PowerShell script that runs locally on windows SRM server version fails to run after photon OS version of SRM as it does not have access to the SRM Runtime environment variable.  SRM is now external .

SRM Runtime variablehttps://docs.vmware.com/en/Site-Recovery-Manager/8.5/com.vmware.srm.admin.doc/GUID-2D288B46-27D1-41E... 

No need to change the entire PowerShell script, just a small piece of code injected on SRM appliance should work.
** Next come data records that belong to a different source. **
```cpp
struct Compiled {
    std::vector<DItem> items, subitems;
    std::vector<DBvhNode> nodes;
    std::vector<DSphere> spheres, wspheres;
    std::vector<DQuad> quads, wquads;
    std::vector<DXform> xforms;
// ... 298 lines not shown
        s.ref = k ? nd.child1 : nd.child0; s.e = k ? nd.e1 : nd.e0;
        s.lo[0] = k ? nd.x1min : nd.x0min; s.hi[0] = k ? nd.x1max : nd.x0max;
        s.lo[1] = k ? nd.y1min : nd.y0min; s.hi[1] = k ? nd.y1max : nd.y0max;
        s.lo[2] = k ? nd.z1min : nd.z0min; s.hi[2] = k ? nd.z1max : nd.z0max;
        return s;
    }
    struct Cut4 { double t[5]; unsigned char left[5]; };
    void cut_expand(const std::vector<Cut4> &dp, const Slot4 &s, int k, std::vector<Slot4> &outv) const {
        if ((s.ref & 0x8000u) || dp[s.ref].left[k] == 0) { outv.push_back(s); return; }
        const int i = dp[s.ref].left[k];
        cut_expand(dp, slot_of(out.own_nodes[s.ref], 0), i, outv);
        cut_expand(dp, slot_of(out.own_nodes[s.ref], 1), k - i, outv);
    }
    int collapse_emit(const std::vector<Cut4> &dp, uint32_t b2, uint32_t me) {
        std::vector<Slot4> sl;
        const int i0 = dp[b2].left[0];
        cut_expand(dp, slot_of(out.own_nodes[b2], 0), i0, sl);
        cut_expand(dp, slot_of(out.own_nodes[b2], 1), 4 - i0, sl);
        int below = 0;
        DNode4 n4;
        std::memset(&n4, 0, sizeof n4);
        for (int k = 0; k < 4; k++) n4.child[k] = 0xffffu;
        for (size_t i = 0; i < sl.size() && i < 4; i++) {
            n4.xmin[i] = sl[i].lo[0]; n4.xmax[i] = sl[i].hi[0]; n4.ymin[i] = sl[i].lo[1]; n4.ymax[i] = sl[i].hi[1];
            n4.zmin[i] = sl[i].lo[2]; n4.zmax[i] = sl[i].hi[2]; n4.e[i] = sl[i].e;
            if (sl[i].ref & 0x8000u) { n4.child[i] = 0x8000u | ((sl[i].ref & 0x7fffu) * MORT_LEAF2_PIECES); continue; }
            const uint32_t ci = (uint32_t)out.own_nodes4.size();
            out.own_nodes4.push_back(DNode4{});
            n4.child[i] = ci * MORT_NODE4_PIECES;
            const int d = collapse_emit(dp, sl[i].ref, ci);
            if (d > below) below = d;
        }
        out.own_nodes4[me] = n4;
        return (int)sl.size() - 1 + below;
    }
    void collapse_own_tree() {
        out.own_nodes4.clear(); out.own4_stack = 0;
        const size_t n2 = out.own_nodes.size();
        if (n2 == 0) return;
        std::vector<double> area(n2, 0.0);
        {
            const Slot4 a = slot_of(out.own_nodes[0], 0), b = slot_of(out.own_nodes[0], 1);
            Box u; for (int k = 0; k < 3; k++) { u.lo[k] = std::fmin(a.lo[k], b.lo[k]); u.hi[k] = std::fmax(a.hi[k], b.hi[k]); }
            area[0] = box_area(u);
        }
        for (size_t n = 0; n < n2; n++)
            for (int k = 0; k < 2; k++) {
                const Slot4 c = slot_of(out.own_nodes[n], k);
// ... 374 lines not shown
```

Baseline: 3980 Msamples/s.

Step1 : Search your PowerShell script for anything starting with $ENV.  . It is  a environment variable for example $ENV.VMware_RecoveryName, $ENV.VMware_RecoveryMode, $ENV.VMware_VC_Host, $ENV.VMware_VC_Port. 

Step2 : SSH into the SRM appliance as 'admin' . upload the getEnv.py on /admin/home directory . If you want to use any other user please select the appropriate permission and location. 

Step3: go back to PowerShell script, you will need plink.exe to SSH  (download from https://www.chiark.greenend.org.uk/~sgtatham/putty/latest.html

Step4: To get the environment variable into your PowerShell script 

$command = "python getEnv.py " + {prev SRM variable name} 

 $windows_var= Write-Output 'y' | & $PLINKPATH -pw $SRMpassword $sRM_USERNAME@$SRM_hostname $command

example :  $command = "python getEnv.py " + "VMware_RecoveryName"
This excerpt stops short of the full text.